Civil rights and liberties organizations are already filing lawsuits to stop the implementation of orders that attempt to dismantle racial justice, DEIA, LGBTQ+ rights, and immigrant protections. Many executive orders signed by past administrations, including the current one, have been knocked down, in part or in full because they violated the US Constitution and civil rights laws from Title VII to the Americans with Disability Act. We can stand against discrimination and unfair practices. We can support the organizations fighting in the courts. Organizations run by Black leaders and legal institutions such as the NAACP Legal Defense Fund, the Lawyer’s Committee for Civil Rights, the Protecting DEI Coalition, and organizations like ACLUs around the country are pivotal to the strategy to challenge racist and discriminatory policies.

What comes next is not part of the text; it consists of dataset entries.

int ols_build(sdsp_fir* h) {
    SDSP_TRY(h->fence.wait(), "wait for queued work");
    const int N = kOlsN;
    const size_t L = h->L;
    const int h2 = (int)((L - 1 + 255) / 256);
    std::vector<cd> g(N, cd{0.0, 0.0});
    const cd s = coef_at(h->scale.data(), h->dtype, 0);
    for (size_t i = 0; i < L; ++i) {
        cd c = coef_at(h->taps.data(), h->dtype, L - 1 - i);
        g[i] = coef_is_complex(h->dtype) ? cmul(c, s) : cd{c.re * s.re, c.re * s.im};
    }
    std::vector<cd> G(N);
    const double w = -2.0 * M_PI / N;
    for (int k = 0; k < N; ++k) {
        double re = 0.0, im = 0.0;
        for (size_t i = 0; i < L; ++i) {
            const long long ph = ((long long)i * k) % N;
            const double c = std::cos(w * (double)ph), sn = std::sin(w * (double)ph);
            re += g[i].re * c - g[i].im * sn;
            im += g[i].re * sn + g[i].im * c;
        }
        G[k] = {re / N, im / N};
    }
    std::vector<float> Hs(2 * 4096), tw1(2 * 4096), tw2(2 * 256);
    for (int t = 0; t < 256; ++t) {
        const int k0 = t >> 4, k1 = t & 15;
        for (int k2 = 0; k2 < 16; ++k2) {
            const cd v = G[k0 + 16 * k1 + 256 * k2];
            Hs[2 * (t * 16 + k2)] = (float)v.re;
            Hs[2 * (t * 16 + k2) + 1] = (float)v.im;
        }
        for (int k = 0; k < 16; ++k) {
            const long long ph = ((long long)t * k) % 4096;
            tw1[2 * (t * 16 + k)] = (float)std::cos(-2.0 * M_PI * ph / 4096.0);
            tw1[2 * (t * 16 + k) + 1] = (float)std::sin(-2.0 * M_PI * ph / 4096.0);
        }
    }
    for (int a = 0; a < 16; ++a)
        for (int b = 0; b < 16; ++b) {
            const int ph = (a * b) % 256;
            tw2[2 * (a * 16 + b)] = (float)std::cos(-2.0 * M_PI * ph / 256.0);
            tw2[2 * (a * 16 + b) + 1] = (float)std::sin(-2.0 * M_PI * ph / 256.0);
        }
    const bool real = ols_real(h);
    if (!real) {
        SDSP_TRY(h->d_H.ensure(Hs.size() * 4), "alloc H");
        SDSP_TRY(h->d_tw1.ensure(tw1.size() * 4), "alloc tw1");
        SDSP_TRY(h->d_tw2.ensure(tw2.size() * 4), "alloc tw2");
        SDSP_TRY(hipMemcpyAsync(h->d_H.p, Hs.data(), Hs.size() * 4, hipMemcpyHostToDevice, h->stream), "copy H");
        SDSP_TRY(hipMemcpyAsync(h->d_tw1.p, tw1.data(), tw1.size() * 4, hipMemcpyHostToDevice, h->stream),
                 "copy tw1");
        SDSP_TRY(hipMemcpyAsync(h->d_tw2.p, tw2.data(), tw2.size() * 4, hipMemcpyHostToDevice, h->stream),
                 "copy tw2");
    }
    std::vector<float> pkt(4 * 4224);
    for (int q = 0; q < 8; ++q) {
        for (int i = 0; i < 256; ++i)
            for (int e = 0; e < 4; ++e) {
                pkt[4 * (q * 256 + i) + e] = Hs[2 * (i * 16 + 2 * q) + e];
                pkt[4 * (2048 + q * 256 + i) + e] = tw1[2 * (i * 16 + 2 * q) + e];
            }
        for (int i = 0; i < 16; ++i)
            for (int e = 0; e < 4; ++e) pkt[4 * (4096 + q * 16 + i) + e] = tw2[2 * (i * 16 + 2 * q) + e];
    }
    SDSP_TRY(h->d_pkt.ensure(pkt.size() * 4), "alloc packed tables");
    SDSP_TRY(hipMemcpyAsync(h->d_pkt.p, pkt.data(), pkt.size() * 4, hipMemcpyHostToDevice, h->stream),
             "copy packed tables");
    std::vector<float> os(4 * kOlsOsTabF4);
    auto put = [&](size_t f4, int half, long long m, int nn) {
        const double ang = -2.0 * M_PI * (double)(m % nn) / nn;
        os[4 * f4 + 2 * half] = (float)std::cos(ang);
        os[4 * f4 + 2 * half + 1] = (float)std::sin(ang);
    };
    for (int c = 0; c < 256; ++c) {
        put(c, 0, c, 4096);
        put(c, 1, 2LL * c, 4096);
        put(256 + c, 0, 3LL * c, 4096);
        put(256 + c, 1, 4LL * c, 4096);
        put(512 + c, 0, 8LL * c, 4096);
        put(512 + c, 1, 12LL * c, 4096);
    }
    for (int c = 0; c < 256; ++c) {
        put(kOlsOsTabCD + c, 0, c, 4096);
        put(kOlsOsTabCD + c, 1, 4LL * c, 4096);
    }
    for (int l = 0; l < 16; ++l) {
        put(kOlsOsTabEF + l, 0, l, 256);
        put(kOlsOsTabEF + l, 1, 4LL * l, 256);
    }
    for (int l = 0; l < 16; ++l) {
        put(768 + l, 0, l, 256);
        put(768 + l, 1, 2LL * l, 256);
        put(784 + l, 0, 3LL * l, 256);
        put(784 + l, 1, 4LL * l, 256);
        put(800 + l, 0, 8LL * l, 256);
        put(800 + l, 1, 12LL * l, 256);
    }
    SDSP_TRY(h->d_ostab.ensure(os.size() * 4), "alloc one-shot tables");
    SDSP_TRY(hipMemcpyAsync(h->d_ostab.p, os.data(), os.size() * 4, hipMemcpyHostToDevice, h->stream),
             "copy one-shot tables");
    const bool real_taps = !coef_is_complex(h->dtype) && !real;
    if (real_taps) {
        std::vector<float> hh(4 * 4 * kOlsHalfRow);
        auto set = [&](int q, int i, int half, cd v) {
            hh[4 * (q * kOlsHalfRow + i) + 2 * half] = (float)v.re;
            hh[4 * (q * kOlsHalfRow + i) + 2 * half + 1] = (float)v.im;
        };
        for (int q = 0; q < 4; ++q) {
            for (int i = 0; i < 256; ++i) {
                const int k0 = i >> 4, k1 = i & 15;
                set(q, i, 0, G[k0 + 16 * k1 + 256 * (2 * q)]);
                set(q, i, 1, G[k0 + 16 * k1 + 256 * (2 * q + 1)]);
            }
            const int pp = 7 - q;
            const cd a = G[256 * (2 * pp + 1)], b = G[256 * (2 * pp)];
            set(q, 256, 0, cd{a.re, -a.im});
            set(q, 256, 1, cd{b.re, -b.im});
        }
        SDSP_TRY(h->d_hhalf.ensure(hh.size() * 4), "alloc half spectrum");
        SDSP_TRY(hipMemcpyAsync(h->d_hhalf.p, hh.data(), hh.size() * 4, hipMemcpyHostToDevice, h->stream),
                 "copy half spectrum");
    }
    SDSP_TRY(hipStreamSynchronize(h->stream), "sync");
    h->ols = OlsPlan{};
    h->ols.d_hhalf = real_taps ? h->d_hhalf.p : nullptr;
    h->ols.d_H = real ? nullptr : h->d_H.p;
    h->ols.d_tw1 = real ? nullptr : h->d_tw1.p;
    h->ols.d_tw2 = real ? nullptr : h->d_tw2.p;
    h->ols.sample_bytes = real ? 4 : 8;
    h->ols.halo_rows = h2;
    h->ols.kernel = h->ols_kernel;
    h->ols.d_pkt = h->d_pkt.p;
    h->ols.d_ostab = h->d_ostab.p;
    h->ols_ok = true;
    return SDSP_OK;
}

2. Remember your power and independence if you’re not in the federal government.
The administration’s most recent policies apply most directly to the federal government, although there are attempts to influence the private sector and others to follow suit. If you don’t receive or if you reject federal funding and contracts, and you are a non-profit, a charitable foundation, or a private company or business, you can use this opportunity to hold the line. Unless Congress or your state passes new laws, continue to move forward with your racial justice and equity work and don’t look back. Even when laws are passed, check in with your networks to understand the actual implications. For example, if certain words are targeted, you can still do critical anti-oppression work. Here is an example from leaders in climate justice about how to remain conscious of disparate impacts in your policy and legislative work. Let’s also support the organizations and brave leaders who are standing up to protect federal employees and civil rights in federal agencies.
3. Amplify and advance your racial justice work.

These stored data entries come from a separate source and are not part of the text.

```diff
+                a.wpk = p->dev_weights + cc.share_a_off; a.ntiles = cc.share_a_tiles;
+                a.share = sums; a.share_off = share_row0((int)o.cout); a.share_cout = c.Cout; a.share_scale = cc.split_acc_scale;
+                sa.nt = cc.share_a_tiles <= 3 ? cc.share_a_tiles : 2;
+                sb.kind = S_CONV_S4_ADD;
+                c.Cin -= c.src_cstart[2] - c.src_cstart[1];
+                for (int j = 1; j + 1 < c.n_src; ++j) {
+                    c.src[j] = c.src[j + 1]; c.src_ctotal[j] = c.src_ctotal[j + 1]; c.src_choff[j] = c.src_choff[j + 1];
+                    c.src_c4[j] = c.src_c4[j + 1]; c.src_g0[j] = c.src_g0[j + 1]; c.src_gn[j] = c.src_gn[j + 1];
+                }
+                --c.n_src;
+                int e = 0;
+                for (int j = 0; j <= kConvMaxSrc; ++j) {
+                    c.src_ent0[j] = e;
+                    if (j < c.n_src) e += c.src_gn[j];
+                }
+                c.src_end = c.n_src;
+                c.wpk = p->dev_weights + cc.share_b_off; c.nchunks = cc.share_b_rounds;
+                c.chunk_begin = 0; c.chunk_end = c.nchunks;
+                c.share = sums; c.share_cout = c.Cout;
+                steps[w] = sa;
+                steps[++w] = sb;
+                ++k;
+                continue;
+            }
             if (w != k) steps[w] = steps[k];
             continue;
         }
@@ -460,6 +493,8 @@
                 st.u.sf.front.probe = probe; rc = launch_conv_front(st.u.sf.front, B, s); break;
             case S_PAIR: st.u.pair.c.probe = probe; rc = launch_conv_pair(st.u.pair, B, s); break;
             case S_CONV_S4: rc = launch_conv_s4(a, (int)o.k, st.nt, st.wide, B, s); break;
+            case S_CONV_S4_SHARE: rc = launch_conv_s4_share(a, st.nt, B, s); break;
+            case S_CONV_S4_ADD: rc = launch_conv_s4_add(a, st.nt, B, s); break;
             case S_CONV_GENERIC: rc = launch_conv(a, p->conv[st.ci].tiling, B, s); break;
             case S_CONV_SPLIT: rc = launch_conv_split(a, st.ch.p0, st.ch.p1, B, s); break;
             case S_CONV_SPLIT1: rc = launch_conv_split1(a, st.ch.p0, B, s); break;
diff --git a/panoptic-forecasting_amd/csrc/plan_access.hip b/panoptic-forecasting_amd/csrc/plan_access.hip
--- a/panoptic-forecasting_amd/csrc/plan_access.hip
+++ b/panoptic-forecasting_amd/csrc/plan_access.hip
@@ -1,10 +1,11 @@
+#include <algorithm>
 #include <cstring>
 
 #include "hardnet_plan.h"
 
 using namespace pf;
 
-int pf::layout(const pf_plan *p, int B, int H, int W, std::vector<Dims> &d, std::vector<size_t> &off, size_t &total) {
+int pf::layout(const pf_plan *p, int B, int H, int W, std::vector<Dims> &d, std::vector<size_t> &off, size_t &total, size_t *share_off) {
     int rc = propagate_dims(p->net, H, W, d);
     if (rc) return rc;
     off.assign(p->net.tensors.size(), (size_t)-1);
@@ -15,6 +16,16 @@
         off[t] = cur;
         cur += align_up((size_t)B * ((p->net.tensors[t].channels + 3) / 4 * 4) * d[t].h * d[t].w * sizeof(float), 256);
     }
+    size_t share_bytes = 0;
+    const int Bt = p->opt.table_batch > 0 ? p->opt.table_batch : B;
+    for (size_t i = 1; i < p->net.ops.size(); ++i) {
+        const BlobOp &P = p->net.ops[i - 1], &C = p->net.ops[i];
+        const Dims &o = d[C.dst];
+        if (p->conv[i].share_a_off && p->opt.share_s && share_wanted((int)P.cin, (int)P.cout, (int)C.cin, (int)C.cout, o.h, o.w, Bt, p->opt.share_s))
+            share_bytes = std::max(share_bytes, (size_t)B * ((C.cout + 3) / 4 * 4) * o.h * o.w * sizeof(float));
+    }
+    if (share_off) *share_off = share_bytes ? cur : (size_t)-1;
+    cur += align_up(share_bytes, 256);
     total = cur;
     return PF_OK;
 }
diff --git a/panoptic-forecasting_amd/csrc/plan_create.hip b/panoptic-forecasting_amd/csrc/plan_create.hip
--- a/panoptic-forecasting_amd/csrc/plan_create.hip
+++ b/panoptic-forecasting_amd/csrc/plan_create.hip
@@ -29,6 +29,7 @@
     {"range_guard", nullptr, &PlanOptions::range_guard, nullptr, true, true, false},
     {"fuse_front", nullptr, &PlanOptions::fuse_front, nullptr, true, true, false},
     {"fuse_pairs", nullptr, &PlanOptions::fuse_pairs, nullptr, true, true, false},
+    {"share_s", nullptr, &PlanOptions::share_s, nullptr, true, true, false},
     {"profile_tag_ops", nullptr, &PlanOptions::profile_tag_ops, nullptr, true, true, false},
     {"table_batch", nullptr, &PlanOptions::table_batch, nullptr, false, true, true},
     {"normalize_ranges", nullptr, &PlanOptions::normalize_ranges, nullptr, true, false, false},
@@ -260,6 +261,32 @@
     pack_conv_weights_pair_p(wp.data(), (int)P.cin, (int)P.cout, rs, a.at(c.pair_two_off), a.at(c.pair_nine_off));
 }
 
+void pack_share(const BlobOp &P, const float *wP, const BlobOp &o, const float *ws, Arena &a, ConvPlan &c) {
+    const int n = (int)o.n_src, row0 = share_row0((int)P.cout), rows = row0 + (int)o.cout, cS = (int)o.src[0].ch;
+    std::vector<float> wp, wa((size_t)rows * P.cin * 9, 0.f);
+    scale_weights(wP, (size_t)P.cout * P.cin * 9, wp);
+    std::copy(wp.begin(), wp.end(), wa.begin());
+    for (int co = 0; co < (int)o.cout; ++co)
+        for (int ci = 0; ci < (int)P.cin; ++ci)
+            for (int t = 0; t < 9; ++t) wa[((size_t)(row0 + co) * P.cin + ci) * 9 + t] = ws[((size_t)co * o.cin + cS + ci) * 9 + t];
+    const S4Range rs{(int)P.src[0].choff, (int)P.src[0].ch};
+    c.share_a_tiles = (rows + 15) / 16;
+    c.share_a_off = a.take(s4_packed_floats(&rs, 1, rows, 3, 0), 16);
+    pack_conv_weights_s4(wa.data(), (int)P.cin, rows, 3, &rs, 1, 0, a.at(c.share_a_off));
+    S4Range rg[kConvMaxSrc];
+    int cstart[kConvMaxSrc], c0 = 0;
+    for (int j = 0, k = 0; j < n; ++j) {
+        if (j != 1) {
+            rg[k] = S4Range{(int)o.src[j].choff, (int)o.src[j].ch};
+            cstart[k++] = c0;
+        }
+        c0 += (int)o.src[j].ch;
+    }
+    c.share_b_rounds = s4_rounds(rg, n - 1, 3, 0);
+    c.share_b_off = a.take(s4_packed_floats(rg, n - 1, (int)o.cout, 3, 0), 16);
+    pack_conv_weights_s4_ex(ws, (int)o.cin, (int)o.cout, 3, rg, cstart, n - 1, 0, a.at(c.share_b_off));
+}
+
 void pack_front(const BlobOp &o, const float *ws, Arena &a, ConvPlan &c) {
     const S4Range rg{(int)o.src[0].choff, (int)o.src[0].ch};
     c.front_off = a.take(s4_packed_floats(&rg, 1, (int)o.cout, 3, 0), 16);
@@ -314,6 +341,7 @@
         if (o.stride == 1) pack_split(o, ws, src_ch, a, c);
         if (o.stride == 1 && o.kind == OP_CONV) pack_s4(o, ws, a, c);
         if (i > 0 && is_conv_pair(p.net, i - 1)) pack_pair(ops[i - 1], wts + ops[i - 1].w_off, o, ws, a, c);
+        if (i > 0 && p.opt.share_s && is_conv_pair(p.net, i - 1)) pack_share(ops[i - 1], wts + ops[i - 1].w_off, o, ws, a, c);
         if (o.k == 3 && o.stride == 2 && o.kind == OP_CONV && o.n_src == 1 && (o.src[0].choff & 3) == 0 && o.cout <= 32) pack_front(o, ws, a, c);
         if (o.stride == 1) pack_wave(o, w, src_ch, a, c);
         if (o.kind == OP_STEM) pack_stem(o, w, (int)p.net.hdr.n_cls, a, c);
@@ -386,6 +414,29 @@
     return PF_OK;
 }
 
+extern "C" int pf_debug_plan_arena(const void *blob, size_t bytes, int in_ch, int n_cls, float *out, size_t cap, size_t *n_floats,
+                                   long long *table, int table_ops) {
+    if (!blob || !n_floats) return fail(PF_EINVAL, "pf_debug_plan_arena: null argument");
+    pf_plan p;
+    p.opt = g_plan_opt;
+    int rc = parse_net_table(blob, bytes, in_ch, n_cls, p.net);
+    const size_t n_w = rc ? 0 : (bytes - p.net.hdr.weights_off) / sizeof(float);
+    if (!rc) rc = check_plan_ops(p.net, n_w);
+    if (rc) return rc;
+    const float *w0 = reinterpret_cast<const float *>((const char *)blob + p.net.hdr.weights_off);
+    std::vector<float> wnorm(w0, w0 + n_w), host;
+    normalize_ranges(&p, wnorm);
+    if ((rc = build_plan_weights(p, wnorm.data(), host))) return rc;
+    *n_floats = host.size();
+    if (out && cap >= host.size()) memcpy(out, host.data(), host.size() * sizeof(float));
+    for (int i = 0; table && i < table_ops && i < (int)p.conv.size(); ++i) {
+        const ConvPlan &c = p.conv[i];
+        const long long row[6] = {(long long)c.s4_off, c.s4_rounds, (long long)c.share_a_off, c.share_a_tiles, (long long)c.share_b_off, c.share_b_rounds};
+        memcpy(table + 6 * i, row, sizeof(row));
+    }
+    return PF_OK;
+}
+
 extern "C" void pf_hardnet_plan_destroy(pf_plan *p) {
     if (!p) return;
     if (p->dev_weights) (void)hipFree(p->dev_weights);
diff --git a/panoptic-forecasting_amd/lib.py b/panoptic-forecasting_amd/lib.py
--- a/panoptic-forecasting_amd/lib.py
+++ b/panoptic-forecasting_amd/lib.py
@@ -65,6 +65,7 @@
     'pf_hardnet_plan_set_option': (_i, [_vp, _c.c_char_p, _i]),
     'pf_debug_force_conv': (_i, [_i, _i, _i, _i]),
     'pf_debug_probe_read': (_i, [_c.POINTER(_c.c_longlong)]),
+    'pf_debug_plan_arena': (_i, [_vp, _sz, _i, _i, _vp, _sz, _c.POINTER(_sz), _vp, _i]),
     'pf_profile_enable': (_i, [_i]),
     'pf_profile_collect': (_i, []),
     'pf_profile_get': (_i, [_i, _c.c_char_p, _sz, _c.POINTER(_i), _c.POINTER(_c.c_double),
```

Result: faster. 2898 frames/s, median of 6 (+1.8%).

Consider all the benefits it has brought you. At IISC, as we partner with organizations and cities to build out racially just and equitable practices, we’ve seen firsthand how they become better institutions and agencies as a whole. They seed new ideas, improve outcomes for people and communities, recruit and retain collaborative leaders, and center humane workplace practices that benefit all. In fact, in the report, Blocking the Backlash: The Positive Impact of DEI in Nonprofit Organizations, nonprofit workers were most positive about the workplace when their organizations employed five or more diversity, equity, and inclusion strategies. And we know that employee morale just makes good economic and common sense.
If you pause your racial justice and equity work, you can expect to be left behind by organizations who will benefit from diverse approaches, to lose your best employees if they don’t feel valued or respected, and to be exposed to lawsuits from employees who experience discrimination. We must show what happens if we don’t advance racial justice and equity work. If we see trends toward toxic workplaces, violence, and poorer health, employment, and educational outcomes, let the media and our communities know about it.
4. Stand up and be visible and bring in new allies.
Recently, I was on a call with 3,500 Black women leaders around the country fighting for civil rights and justice. They are clear that we are too quiet at this moment. We must make the time and muster the confidence to contact those who can influence change quickly: policymakers, companies we do business with, social media organizations, and media outlets that have rolled back their equity and democracy commitments. We can protest in our streets, neighborhoods, and workplaces. We can put a spotlight on what’s wrong and remind our country of the benefits of inclusion, shared power, and repair. We can ask for help from other leaders and organizations if we get attacked. Let’s keep expanding our movements by identifying new allies who share our values. Let’s be proactive and reach for people who have not yet joined us. For example, think about veterans, parents, rural communities, working-class communities, labor unions, and faith-based communities who share our values.
5. Move into leadership everywhere you are.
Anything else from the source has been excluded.